THE TASK:
Repeat exactly the lines from the first line of the records through the line containing "44 lines not shown", and nothing more.

(DATA FOR THE TASK)

extern "C" int fq3_set_option(fq3_ctx* c, const char* key, int value) {
    if (!c || !key) return fail(FQ3_EINVAL, "null argument");
    const std::string k(key);
    if (k == "weight_nt") c->opt_nt = value;
    else if (k == "pred_m2") c->opt_m2 = value;
    else if (k == "pred_attn") c->opt_pred_attn = value;
    else if (k == "rows_per_wave_max") c->opt_rmax = value;
    else if (k == "prefill_mode") c->prefill_mode = value;
    else if (k == "flash_prefill") c->opt_flash_prefill = value;
    else if (k == "flash_small") c->opt_flash_small = value;
    else if (k == "swiglu_tile") c->opt_swiglu_tile = value;
    else if (k == "packed_weights") c->opt_packed = value;
    else if (k == "skinny_gemm") c->opt_no_skinny = !value;
    else return fail(FQ3_EINVAL, "unknown option: " + k);
    fq3_graph_reset(c);
    return FQ3_OK;
}

extern "C" int fq3_graph_reset(fq3_ctx* c) {
    if (!c) return fail(FQ3_EINVAL, "null ctx");
    if (c->exec) { (void)hipGraphExecDestroy(c->exec); c->exec = nullptr; }
    if (c->graph) { (void)hipGraphDestroy(c->graph); c->graph = nullptr; }
    return FQ3_OK;
}

namespace {
struct PackedEntry { void* p; int refs; int N, K; };
std::mutex g_packed_mu;
// ... 44 lines not shown
            if (int r = take(l.o, d.hidden, qd, 0)) return r;
            if (int r = take(l.gate_up, 2 * d.inter, d.hidden, 1)) return r;
            if (int r = take(l.gate_up, 2 * d.inter, d.hidden, 0)) return r;
            if (int r = take(l.down, d.hidden, d.inter, 0)) return r;
        }
        return FQ3_OK;
    };
    if (int r = stack(c->tl, c->cfg.talker)) return r;
    if (int r = stack(c->pl, c->cfg.predictor)) return r;
    for (const fq3_layer_weights& l : c->tl) if (int r = take(l.gate_up, 2 * c->cfg.talker.inter, c->cfg.talker.hidden, 2)) return r;
    if (int r = take(c->wt.codec_head, c->cfg.talker.vocab, c->cfg.talker.hidden, 0)) return r;
    for (const void* h : c->lmh) if (int r = take(h, c->cfg.predictor.vocab, c->cfg.predictor.hidden, 0)) return r;
    return FQ3_OK;
}

extern "C" int fq3_ctx_destroy(fq3_ctx* c) {
    if (!c) return FQ3_OK;
    (void)hipDeviceSynchronize();
    fq3_graph_reset(c);
    packed_release_all(c);
    if (c->cap_stream) (void)hipStreamDestroy(c->cap_stream);
    if (fq3_kv_pool* p = c->tk.pool) {
        (void)fq3_kv_release(c, 0);
        bool last;
        { std::lock_guard<std::mutex> lk(p->mu); last = --p->users == 0; }
        if (p->is_private && last) pool_free_(p);
    }
    for (void* p : c->allocs) (void)hipFree(p);
    delete c;
    return FQ3_OK;
}

extern "C" int fq3_bind_weights(fq3_ctx* c, const fq3_weight_table* w) {
    if (!c || !w) return fail(FQ3_EINVAL, "null argument");
    const int G = c->cfg.num_code_groups;
// ... 4 lines not shown
    if (c->cfg.has_projection && !w->proj_w) return fail(FQ3_EINVAL, "has_projection set but proj_w is null");
    if (w->talker_rope_len < c->cfg.max_seq_len || w->pred_rope_len < G + 1)
        return fail(FQ3_EINVAL, "rope tables shorter than the caches");
    c->wt = *w;
    c->tl.assign(w->talker_layers, w->talker_layers + c->cfg.talker.n_layers);
    c->pl.assign(w->predictor_layers, w->predictor_layers + c->cfg.predictor.n_layers);
    c->pemb.assign(w->predictor_embeddings, w->predictor_embeddings + (G - 1));
    c->lmh.assign(w->lm_heads, w->lm_heads + (G - 1));
    for (auto& l : c->tl) if (!l.qkv || !l.o || !l.gate_up || !l.down || !l.input_norm || !l.post_norm || !l.q_norm || !l.k_norm)
        return fail(FQ3_EINVAL, "talker layer has null weights");
    for (auto& l : c->pl) if (!l.qkv || !l.o || !l.gate_up || !l.down || !l.input_norm || !l.post_norm || !l.q_norm || !l.k_norm)
        return fail(FQ3_EINVAL, "predictor layer has null weights");
    HIPCHK(hipMemcpy(c->d_pemb, c->pemb.data(), (G - 1) * sizeof(void*), hipMemcpyHostToDevice));
    (void)hipDeviceSynchronize();
    packed_release_all(c);
    if (int r = packed_acquire_all(c)) { packed_release_all(c); return r; }
    c->bound = true;
    fq3_graph_reset(c);
    return FQ3_OK;
}

template <typename T, int NCH, int PRO, int EPI, bool NT, int M = 1>
static void launch_gemv_n(const GemvArgs& a, int rmax, hipStream_t s) {
    int R = (a.N + 1023) / 1024;
    if (R > MaxRows<NCH, EPI>::v) R = MaxRows<NCH, EPI>::v;
    if (rmax > 0 && R > rmax) R = rmax;
    if (R < 1) R = 1;
    const int grid = (a.N + 4 * R - 1) / (4 * R);
    const size_t shm = PRO == PRO_COMBINE ? (size_t)M * a.K * sizeof(float) : 0;
    if constexpr (MaxRows<NCH, EPI>::v >= 2) {
        if (R == 2) { hipLaunchKernelGGL((gemv_kernel<T, NCH, PRO, EPI, NT, M, 2>), dim3(grid), dim3(256), shm, s, a); return; }
    }
    hipLaunchKernelGGL((gemv_kernel<T, NCH, PRO, EPI, NT, M, 1>), dim3(grid), dim3(256), shm, s, a);
}
template <typename T, int PRO, int EPI>
static int launch_gemv2_t(const GemvArgs& a, int rmax, hipStream_t s) {
    constexpr int most = PRO == PRO_NORM ? 4 : 6;
    const int n = gemv_chunks(a.K, most);
    if (!n) return fail(FQ3_EUNSUPPORTED, PRO == PRO_NORM ? "code predictor hidden size above 2048" : "code predictor GEMV inner dimension above 3072");
    with_value<1, 2, 4, 6>(n, [&](auto nch) {
        if constexpr (decltype(nch)::value <= most) launch_gemv_n<T, decltype(nch)::value, PRO, EPI, false, 2>(a, rmax, s);
    });
// ... 9 lines not shown
    const int n = gemv_chunks(a.K, most);
    if (!n) return fail(FQ3_EUNSUPPORTED, PRO == PRO_NORM ? "hidden size above 2048" : "GEMV inner dimension above 6144");
    with_value<1, 2, 4, 6, 12>(n, [&](auto nch) {
        if constexpr (decltype(nch)::value <= most) launch_gemv_n<T, decltype(nch)::value, PRO, EPI, NT>(a, rmax, s);
    });
    return 0;
}
template <int PRO, int EPI>
static int launch_gemv(const fq3_ctx* c, const GemvArgs& a, bool nt, hipStream_t s) {
    const int rmax = c->opt_rmax;
    if (c->cfg.dtype == FQ3_BF16)
        return nt ? launch_gemv_t<bf16_t, PRO, EPI, true>(a, rmax, s) : launch_gemv_t<bf16_t, PRO, EPI, false>(a, rmax, s);
    return nt ? launch_gemv_t<float, PRO, EPI, true>(a, rmax, s) : launch_gemv_t<float, PRO, EPI, false>(a, rmax, s);
}

template <typename T, bool PAGED>
static void launch_attn_p(const AttnArgs& a, int rep, int workers, hipStream_t s) {
    with_value<1, 2, 4>(rep, [&](auto r) {
        hipLaunchKernelGGL((attn_decode_kernel<T, decltype(r)::value, PAGED>), dim3(a.n_kv, workers), dim3(256), 0, s, a);
    });
}
template <typename T>
static void launch_attn_t(const AttnArgs& a, int rep, int workers, hipStream_t s) {
    if (a.table) launch_attn_p<T, true>(a, rep, workers, s); else launch_attn_p<T, false>(a, rep, workers, s);
}

struct StepSrc { const void* x0; const int* pos_ptr; int pos_imm; bool kv_only_tail = false; };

(End DATA FOR THE TASK)

TASK ANSWER:
extern "C" int fq3_set_option(fq3_ctx* c, const char* key, int value) {
    if (!c || !key) return fail(FQ3_EINVAL, "null argument");
    const std::string k(key);
    if (k == "weight_nt") c->opt_nt = value;
    else if (k == "pred_m2") c->opt_m2 = value;
    else if (k == "pred_attn") c->opt_pred_attn = value;
    else if (k == "rows_per_wave_max") c->opt_rmax = value;
    else if (k == "prefill_mode") c->prefill_mode = value;
    else if (k == "flash_prefill") c->opt_flash_prefill = value;
    else if (k == "flash_small") c->opt_flash_small = value;
    else if (k == "swiglu_tile") c->opt_swiglu_tile = value;
    else if (k == "packed_weights") c->opt_packed = value;
    else if (k == "skinny_gemm") c->opt_no_skinny = !value;
    else return fail(FQ3_EINVAL, "unknown option: " + k);
    fq3_graph_reset(c);
    return FQ3_OK;
}

extern "C" int fq3_graph_reset(fq3_ctx* c) {
    if (!c) return fail(FQ3_EINVAL, "null ctx");
    if (c->exec) { (void)hipGraphExecDestroy(c->exec); c->exec = nullptr; }
    if (c->graph) { (void)hipGraphDestroy(c->graph); c->graph = nullptr; }
    return FQ3_OK;
}

namespace {
struct PackedEntry { void* p; int refs; int N, K; };
std::mutex g_packed_mu;
// ... 44 lines not shown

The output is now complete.